It’s true; pretty people we are not. Nor were we exactly catalogue material as children, either. He was all teeth and elbows, and I was a slightly lopsided butterball with perpetually sticky hands and one eye bigger than the other. We had darling personalities, of course… but…
Anyway tomorrow is our 2-year anniversary. Yup, that’s it; 2 years. We got married 8 days before M was born, mostly to satisfy my father and his mother.
“Um, don’t you think it would be helpful, I mean, if something went wrong, or, I mean, for the birth certificate, if you, of course you two know best, but maybe…” said my poor mother-in-law, who would rather have hives than step on our toes, being as she is the kindest, most tactful, and optimistic person currently living.
“It’s a shonda b’leiten!” muttered my father, who M now calls Papa, “a baby and not married.” ‘A shame for the people to see.’ That’s why he hadn’t told my uncle, my aunt, or any of the thousand or so other people in our extended family.
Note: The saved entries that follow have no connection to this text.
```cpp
__global__ __launch_bounds__(64) void k_deliver_dg(PacketDev pk, uint8_t *slab, unsigned long long off_dg)
{
  PacketSlot &ps = pk.slots[blockIdx.x];
  if (!ps.out.dl_rec_off) return;
  const OutGather g = out_ring_gather(ps.out, slab, threadIdx.x);
  if (threadIdx.x == 0) {
    dabx_chunk_dg t;
// ... 183 lines not shown
}

__global__ __launch_bounds__(256) void k_deliver_scope(EngineDev e, ScopeDeliverDev sd)
{
  const int s = blockIdx.x, tid = threadIdx.x;
  constexpr int CAP = DABX_CHUNK_FRAMES < SCOPE_RING ? DABX_CHUNK_FRAMES : SCOPE_RING, SLOT_Q = SCOPE_SLOT_BYTES / 16;
  static_assert(SCOPE_SLOT_BYTES % 16 == 0, "a record slot is copied in 16-byte words");
  const unsigned long long rec_off = sd.rec_off[s];
  const long long total = sd.ring ? sd.shows[(size_t)s * sd.st_stride] : 0, have = rec_off ? total - sd.done[s] : 0;
  int n = (int)(have < CAP ? have : CAP);
  if (n < 0) n = 0;
  const long long first = total - n;
  if (tid == 0) {
    dabx_chunk_scope r;
    r.first_record = first; r.n_records = n; r.records_lost = (int)(have > n ? have - n : 0); r.rec_off = rec_off; r.records_total = total;
    reinterpret_cast<dabx_chunk_scope *>(sd.slab + sd.off_scope)[s] = r;
  }
  uint4 *o = reinterpret_cast<uint4 *>(sd.slab + rec_off);
  for (int i = tid; i < n * SLOT_Q; i += 256) {
    const int k = i / SLOT_Q, wd = i - k * SLOT_Q;
    o[i] = reinterpret_cast<const uint4 *>(sd.ring + ((size_t)s * SCOPE_RING + (size_t)((first + k) % SCOPE_RING)) * SCOPE_SLOT_BYTES)[wd];
  }
  __syncthreads();
  if (tid == 0) sd.done[s] = total;
}

int launch_deliver_scope(const EngineDev &e, const ScopeDeliverDev &sd, hipStream_t st)
{
  hipLaunchKernelGGL(k_deliver_scope, dim3(e.n_streams), dim3(256), 0, st, e, sd);
  DABX_HIP(hipGetLastError());
  return 0;
}

int launch_deliver_msc(const EngineDev &e, const DeliverDev &dv, hipStream_t st, bool with_lf)
{
  if (e.max_subch <= 0) return 0;
  hipLaunchKernelGGL(k_deliver_msc, dim3(e.n_streams * e.max_subch), dim3(64), 0, st, e, dv, with_lf ? 1 : 0);
  DABX_HIP(hipGetLastError());
  return 0;
}
int launch_deliver_lf(const EngineDev &e, const DeliverDev &dv, hipStream_t st)
{
  if (e.max_subch <= 0 || !dv.lf_done) return 0;
  hipLaunchKernelGGL(k_deliver_lf, dim3(e.n_streams * e.max_subch), dim3(64), 0, st, e, dv);
  DABX_HIP(hipEventRecord(dv.lf_done, st));
  DABX_HIP(hipGetLastError());
  return 0;
}

__global__ __launch_bounds__(128) void k_eti_front(EngineDev e, EtiDev t)
{
  constexpr int F = MSC_BATCH_FRAMES;
  __shared__ int32_t found[12 * F], fhi[12 * F], flo[12 * F];
  const int s = blockIdx.x, tid = threadIdx.x;
  const StreamCtl &c = e.ctl[s];
  const EtiFront cur = t.front[s];
  EtiStage &st = t.stage[s];
  const long long frames = c.frames, have = frames - cur.fib_frames;
  const int n = have < 0 ? 0 : (int)(have < F ? have : F);
  const long long first = frames - n;
  for (int i = tid; i < n * 96; i += 128) {
    const int f = i / 96, w = i - 96 * f;
    const size_t slot = (size_t)s * e.out_frames + (size_t)((first + f) % e.out_frames);
    st.fib[f][w] = reinterpret_cast<const uint32_t *>(e.fib_out + slot * 384)[w];
  }
  for (int q = tid; q < 12 * n; q += 128) {
    const int f = q / 12, i = q - 12 * f;
    const size_t slot = (size_t)s * e.out_frames + (size_t)((first + f) % e.out_frames);
    int hi = -1, lo = -1;
    found[q] = e.fib_crc[slot * 12 + i] && fib_fig00_counter(e.fib_out + slot * 384 + 32 * i, &hi, &lo);
// ... 207 lines not shown
```

### dabstar_amd/csrc/engine.h

```cpp
#pragma once
#include "pipeline.h"
#include "packet_core.h"
#include "pad_core.h"
#include "mot_core.h"
#include "carousel_core.h"
#include "mp2_core.h"
#include "aac_core.h"
#include "tii_core.h"
#include "scope_core.h"
#include "sdma.h"
#include "iqfile.h"
#include <algorithm>
#include <condition_variable>
#include <deque>
#include <mutex>
#include <string>
#include <thread>
#include <vector>

using namespace dabx;

static constexpr int DL_FRAMES = MSC_BATCH_FRAMES;

struct Delivery {
  bool open = false;
  int what = 0;
  int copy_engine = 0;
  static constexpr int NDEV = 3;
  uint8_t *dev[NDEV] = {nullptr, nullptr, nullptr};
  hipEvent_t packed[NDEV] = {nullptr, nullptr, nullptr};
  hipEvent_t packed_lf[NDEV] = {nullptr, nullptr, nullptr};
  bool dev_busy[NDEV] = {false, false, false};
  hipStream_t cs = nullptr;
  Sdma sdma;
  size_t capacity = 0, bytes = 0;
  enum { FREE = 0, IN_FLIGHT = 1, LANDED = 2, HELD = 3 };
  struct Slot { uint8_t *host = nullptr; uint64_t sig = 0, sig2 = 0; int state = FREE; uint64_t seq = 0; size_t bytes = 0, lf_from = 0; int devslab = 0; };
  std::vector<Slot> slots;
  std::deque<int> queue;
  std::deque<int> jobs;
  std::mutex mu;
  std::condition_variable cv;
  std::thread copier;
  bool quit = false;
  int device = 0;
  std::string copier_error;
  uint64_t next_seq = 0, landed = 0, bytes_copied = 0;
  double copy_s = 0, copy_s_max = 0, gather_wait_s = 0, calib_gbps = 0;
  unsigned long long *layout_off = nullptr;
  int32_t *subch_id = nullptr;
  long long *frames_done = nullptr, *cif_done = nullptr, *sf_done = nullptr;
  dabx_chunk_header hdr{};
  bool want_pad = false;
  bool want_mot = false;
  bool want_dg = false;
  EtiFront *eti_front = nullptr;
  long long *eti_next = nullptr;
  EtiStage *eti_stage[NDEV] = {nullptr, nullptr, nullptr};
  size_t eti_rows_off = 0;
  dabx_chunk_header_ext ext{};
  long long *tii_done = nullptr;
  long long *scope_done = nullptr;
  unsigned long long *scope_off = nullptr;
  std::vector<char> scope_room;
  bool scope() const { return (what & DABX_DELIVER_SCOPE) != 0; }
  bool tii() const { return (what & DABX_DELIVER_TII) != 0; }
  bool mp2_audio() const { return (what & DABX_DELIVER_MP2_AUDIO) != 0; }
  bool aac() const { return (what & DABX_DELIVER_AAC) != 0; }
  bool eti() const { return (what & DABX_DELIVER_ETI) != 0; }
  EtiDev eti_dev(int devslab) const
  {
    return EtiDev{eti_front, eti_next, eti_stage[devslab], dev[devslab], subch_id, hdr.off_eti, eti_rows_off, hdr.max_frames, 0};
  }
};

struct Ingest {
  bool open = false;
  int copy_engine = 0, max_frames = 0;
  size_t capacity = 0;
  struct Slab {
    uint8_t *host = nullptr, *dev = nullptr; uint64_t sig = 0; bool in_flight = false;
    size_t bytes = 0, pitch = 0;
    std::vector<size_t> n_bytes;
    IqJob *jobs_host = nullptr, *jobs_dev = nullptr;
// ... 179 lines not shown
```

Not that he wasn’t delighted; it’s just that evil eye, you know. I forget that he wasn’t born here, at least his soul wasn’t.
“Why can’t he take a compliment about his grandchildren?” I recently whined at a cousin. “People say ‘congratulations’ to him about H, and he says, ‘I had nothing to do with it!’ It’s so weird! Or they say, ‘How are your grandchildren?’ and he says, ‘They’re 8 feet tall and they speak 5 languages!’ I think it’s very hostile,” I went on, complaining at expansive, excessive length, a specialty of mine.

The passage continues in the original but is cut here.